**Problem requirements**
In the records below, begin at the line that has "if (!train) continue;" and stop after the line that has "-473,19 +546,22 @@"; quote those lines verbatim and nothing more.

** Opening Extracted information block **

@@ -449,7 +520,7 @@
       bar_lds();
       STAMP(7);
       if (!early && tile + gridDim.x < ntiles) {
-        presplit_tile<KH>(xbuf, xfb, xtb + (buf ^ 1) * 3 * 96 * MLP2_TS, threadIdx.x, NT);
+        bad |= presplit_tile<KH>(xbuf, xfb, xtb + (buf ^ 1) * 3 * 96 * MLP2_TS, threadIdx.x, NT);
       }
       if (!train) continue;
     } else {
@@ -459,13 +530,15 @@
 
     STAMP(8);
     {
-      const f32x4 w2v = *(const f32x4*)(w2t + n * 4);
-      const float s2 = colt[n * 4 + 2];
+      const f32x4 w2r = *(const f32x4*)(w2t + tcol * 4);
+      const float s2 = colt[tcol * 4 + 2];
+      const f32x4 w2v = PRE ? f32x4{w2r.x * s2, w2r.y * s2, w2r.z * s2, 0.f} : w2r;
       auto dz_of = [&](int g) {
-        const int r = (g & 3) + 8 * (g >> 2) + 4 * half;
+        const int r = (g & 3) + 8 * (g >> 2) + 4 * thalf;
         const f32x4 d = *(const f32x4*)(dz2 + r * 4);
-        const float a = a1s[wave * A1S + (PAD1 ? a1_row(g) : 64 * g) + lane];
-        const float da = d.x * w2v.x + d.y * w2v.y + d.z * w2v.z;
+        const float a = a1s[wave * A1S + (PAD1 ? a1_row(g) : 64 * g) + tlane];
+        const float da = PRE ? fmaf(d.z, w2v.z, fmaf(d.x, w2v.x, d.y * w2v.y))
+                             : d.x * w2v.x + d.y * w2v.y + d.z * w2v.z;
         float gz, av = a;
         if (DROP) {
           gz = (dmask >> g) & 1u ? da * inv_keep1 : 0.f;
@@ -473,19 +546,22 @@
         } else {
           gz = da;
         }
-        gz = nok ? gz * act1_g<ACT1>(e1.act, av) : 0.f;
+        {
+#pragma clang fp contract(off)
+          gz = LEAN || tok ? gz * act1_g<ACT1>(e1.act, av) : 0.f;
+          db1 += gz;
+        }
         dw2[0] = fmaf(a, d.x, dw2[0]);
         dw2[1] = fmaf(a, d.y, dw2[1]);
         dw2[2] = fmaf(a, d.z, dw2[2]);
-        db1 += gz;
         return gz;
       };
       if constexpr (PRE) {
-        const _Float16* th = xtb + buf * 3 * 96 * MLP2_TS + l32 * MLP2_TS + 8 * half;
+        const _Float16* th = xtb + buf * 3 * 96 * MLP2_TS + tl32 * MLP2_TS + 8 * thalf;
         f32x8 dv0, dv1;
 #pragma unroll
         for (int j = 0; j < 8; ++j) dv0[j] = dz_of(j);
-        const SplitW d0 = split_w8(dv0 * s2);
+        const SplitW d0 = split_w8(dv0);
         __builtin_amdgcn_sched_barrier(0);
 #pragma unroll
         for (int kb = 0; kb < NKB; ++kb) {
@@ -495,7 +571,7 @@
 #pragma unroll
         for (int j = 0; j < 8; ++j) dv1[j] = dz_of(8 + j);
         __builtin_amdgcn_sched_barrier(0);
-        const SplitW d1 = split_w8(dv1 * s2);
+        const SplitW d1 = split_w8(dv1);
 #pragma unroll
         for (int kb = 0; kb < NKB; ++kb) {
           const _Float16* q = th + 16 + kb * 32 * MLP2_TS;
@@ -513,7 +589,7 @@
           const SplitW dsp = split_w8(dv * s2);
 #pragma unroll
           for (int kb = 0; kb < NKB; ++kb) {
-            const float* xp = xs + (4 * half) * MLP2_XS + kb * 32 + l32;
+            const float* xp = xs + (4 * thalf) * MLP2_XS + kb * 32 + tl32;
             f32x8 xv;
 #pragma unroll
             for (int j = 0; j < 8; ++j) xv[j] = xp[(16 * s + 8 * (j >> 2) + (j & 3)) * MLP2_XS];
@@ -530,7 +606,7 @@
         }
 #pragma unroll
         for (int kb = 0; kb < NKB; ++kb) {
-          const float* xp = xs + (4 * half) * MLP2_XS + kb * 32 + l32;
+          const float* xp = xs + (4 * thalf) * MLP2_XS + kb * 32 + tl32;
           f32x16 acc = dw[kb];
           auto xat = [&](int g) { return xp[((g & 3) + 8 * (g >> 2)) * MLP2_XS]; };
           float x0 = xat(0), x1 = xat(1);
@@ -555,6 +631,9 @@
     printf("STAMP w%d bwd+tail %u bar1 %u stage %u fwdmfma %u act+part %u bar2 %u head %u bar3 %u presplit %u\n", wave,
            ph[0], ph[1], ph[2], ph[3], ph[4], ph[5], ph[6], ph[7], ph[8]);
 #endif
+  const int flane = PRE ? lane_now() : lane, fhalf = flane >> 5;
+  const int fcol = wave * 32 + (flane & 31);
+  const bool fok = fcol < F;
   if (mode == MODE_FWD) {
     if (SPLIT && bad) __hip_atomic_store(args.guard, args.epoch, __ATOMIC_RELAXED, __HIP_MEMORY_SCOPE_AGENT);
     return;
@@ -566,7 +645,7 @@
   const int oW = __builtin_amdgcn_readfirstlane(o[O_W]), oB = __builtin_amdgcn_readfirstlane(o[O_BIAS]);
   const int oA0 = __builtin_amdgcn_readfirstlane(o[O_AUX0]), oA1 = __builtin_amdgcn_readfirstlane(o[O_AUX1]);
   __syncthreads();
-  const float s2f = colt[n * 4 + 2];
+  const float s2f = colt[fcol * 4 + 2];
   if (train) {
     const float scw = SPLIT ? sc * (SPLIT_INV_C / s2f) : sc;
     float chk = 0.f;
@@ -575,19 +654,19 @@
       if (SPLIT) chk += sum16(dw[kb]);
 #pragma unroll
       for (int g = 0; g < 16; ++g) {
-        const int k = kb * 32 + (g & 3) + 8 * (g >> 2) + 4 * half;
-        if (k < Cin && nok) ws[oW + (size_t)k * F + n] = dw[kb][g] * scw;
-      }
-    }
-    if (SPLIT) bad |= !(fabsf(chk) <= 3.0e38f);
-    const float tb = db1 + __shfl_xor(db1, 32, 64);
+        const int k = kb * 32 + (g & 3) + 8 * (g >> 2) + 4 * fhalf;
+        if (k < Cin && fok) ws[oW + (size_t)k * F + fcol] = dw[kb][g] * scw;
+      }
+    }
+    if (SPLIT) bad |= (!LEAN || fok) && !(fabsf(chk) <= 3.0e38f);
+    const float tb = (db1 + __shfl_xor(db1, 32, 64)) * (PRE ? 1.f / s2f : 1.f);
     float t2[3];
 #pragma unroll
     for (int j = 0; j < 3; ++j) t2[j] = dw2[j] + __shfl_xor(dw2[j], 32, 64);
-    if (half == 0 && nok) {
-      if (oB >= 0) ws[oB + n] = tb * sc;
-#pragma unroll
-      for (int j = 0; j < 3; ++j) ws[oA0 + n * 3 + j] = t2[j] * sc;
+    if (fhalf == 0 && fok) {
+      if (oB >= 0) ws[oB + fcol] = tb * sc;
+#pragma unroll
+      for (int j = 0; j < 3; ++j) ws[oA0 + fcol * 3 + j] = t2[j] * sc;
     }
 #ifdef MLP2_STAMPS
     rtA = __builtin_amdgcn_s_memrealtime();
@@ -595,9 +674,9 @@
     if (oA1 >= 0) {
       for (int j = wave; j < 3; j += NT >> 6) {
         float s = 0.f;
-        for (int i = j + 3 * lane; i < NT3; i += 192) s += hacc[i * HS + 2];
+        for (int i = j + 3 * flane; i < NT3; i += 192) s += hacc[i * HS + 2];
         s = wave_sum(s);
-        if (lane == 0) ws[oA1 + j] = s * sc;
+        if (flane == 0) ws[oA1 + j] = s * sc;
       }
     }
 #ifdef MLP2_STAMPS
@@ -610,7 +689,7 @@
 #endif
   if (SPLIT && bad) __hip_atomic_store(args.guard, args.epoch, __ATOMIC_RELAXED, __HIP_MEMORY_SCOPE_AGENT);
   const float a = wave_sum(hacc[threadIdx.x * HS + 0]), b = wave_sum(hacc[threadIdx.x * HS + 1]);
-  if (lane == 0) { red[wave] = a; red[MLP2_MAXW + wave] = b; }
+  if (flane == 0) { red[wave] = a; red[MLP2_MAXW + wave] = b; }
   __syncthreads();
   if (threadIdx.x == 0) {
     float s0 = 0.f, s1 = 0.f;
@@ -972,31 +1051,35 @@
 
 typedef void (*mlp2_fn)(Args);
 
-template <int KH, bool DROP, int NWM, bool SPLIT>
+template <int KH, bool DROP, int NWM, bool SPLIT, bool CONTIG = false>
 static mlp2_fn pick_act(int act, int act2) {
-  if (act2 != ACT_LINEAR) return mlp2_kernel<KH, -1, DROP, NWM, SPLIT>;
-  if (act == ACT_TANH) return mlp2_kernel<KH, ACT_TANH, DROP, NWM, SPLIT>;
-  if (act == ACT_SOFTSIGN) return mlp2_kernel<KH, ACT_SOFTSIGN, DROP, NWM, SPLIT>;
-  return mlp2_kernel<KH, -1, DROP, NWM, SPLIT>;
+  if (act2 != ACT_LINEAR) return mlp2_kernel<KH, -1, DROP, NWM, SPLIT, CONTIG>;
+  if (act == ACT_TANH) return mlp2_kernel<KH, ACT_TANH, DROP, NWM, SPLIT, CONTIG>;
+  if (act == ACT_SOFTSIGN) return mlp2_kernel<KH, ACT_SOFTSIGN, DROP, NWM, SPLIT, CONTIG>;
+  return mlp2_kernel<KH, -1, DROP, NWM, SPLIT, CONTIG>;
 }
 
 template <bool DROP, bool SPLIT>
-static mlp2_fn pick_d(int kh, int act, int act2, int ncb) {
+static mlp2_fn pick_d(int kh, int act, int act2, int ncb, bool contig) {
   if (ncb <= 4) {
     if (kh == 44) return pick_act<44, DROP, 4, SPLIT>(act, act2);
     if (kh == 48) return pick_act<48, DROP, 4, SPLIT>(act, act2);
   }
+  if constexpr (SPLIT) {
+    if (contig && kh == 44) return pick_act<44, DROP, MLP2_MAXW, SPLIT, true>(act, act2);
+    if (contig && kh == 48) return pick_act<48, DROP, MLP2_MAXW, SPLIT, true>(act, act2);
+  }
   if (kh == 44) return pick_act<44, DROP, MLP2_MAXW, SPLIT>(act, act2);
   if (kh == 48) return pick_act<48, DROP, MLP2_MAXW, SPLIT>(act, act2);
   return nullptr;
 }
 
-static mlp2_fn pick(const int* w, bool split = false) {
+static mlp2_fn pick(const int* w, bool split = false, bool contig = false) {
   const int* o = w + w[H_OPS_OFF];
   const int kh = ((o[O_K] + 7) & ~7) / 2, act = o[O_EACT], act2 = o[O_AUX2];
   if (split)
-    return o[O_EDROP] >= 0 ? pick_d<true, true>(kh, act, act2, o[O_MODE]) : pick_d<false, true>(kh, act, act2, o[O_MODE]);
-  return o[O_EDROP] >= 0 ? pick_d<true, false>(kh, act, act2, o[O_MODE]) : pick_d<false, false>(kh, act, act2, o[O_MODE]);
+    return o[O_EDROP] >= 0 ? pick_d<true, true>(kh, act, act2, o[O_MODE], contig) : pick_d<false, true>(kh, act, act2, o[O_MODE], contig);
+  return o[O_EDROP] >= 0 ? pick_d<true, false>(kh, act, act2, o[O_MODE], false) : pick_d<false, false>(kh, act, act2, o[O_MODE], false);
 }
 
 static void geom(const int* w, int& kh, int& rbw, int& ncb, int& lds_bytes, int& act, int& drop) {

** Closing Extracted information block **

**Response box**
       if (!train) continue;
     } else {
@@ -459,13 +530,15 @@
 
     STAMP(8);
     {
-      const f32x4 w2v = *(const f32x4*)(w2t + n * 4);
-      const float s2 = colt[n * 4 + 2];
+      const f32x4 w2r = *(const f32x4*)(w2t + tcol * 4);
+      const float s2 = colt[tcol * 4 + 2];
+      const f32x4 w2v = PRE ? f32x4{w2r.x * s2, w2r.y * s2, w2r.z * s2, 0.f} : w2r;
       auto dz_of = [&](int g) {
-        const int r = (g & 3) + 8 * (g >> 2) + 4 * half;
+        const int r = (g & 3) + 8 * (g >> 2) + 4 * thalf;
         const f32x4 d = *(const f32x4*)(dz2 + r * 4);
-        const float a = a1s[wave * A1S + (PAD1 ? a1_row(g) : 64 * g) + lane];
-        const float da = d.x * w2v.x + d.y * w2v.y + d.z * w2v.z;
+        const float a = a1s[wave * A1S + (PAD1 ? a1_row(g) : 64 * g) + tlane];
+        const float da = PRE ? fmaf(d.z, w2v.z, fmaf(d.x, w2v.x, d.y * w2v.y))
+                             : d.x * w2v.x + d.y * w2v.y + d.z * w2v.z;
         float gz, av = a;
         if (DROP) {
           gz = (dmask >> g) & 1u ? da * inv_keep1 : 0.f;
@@ -473,19 +546,22 @@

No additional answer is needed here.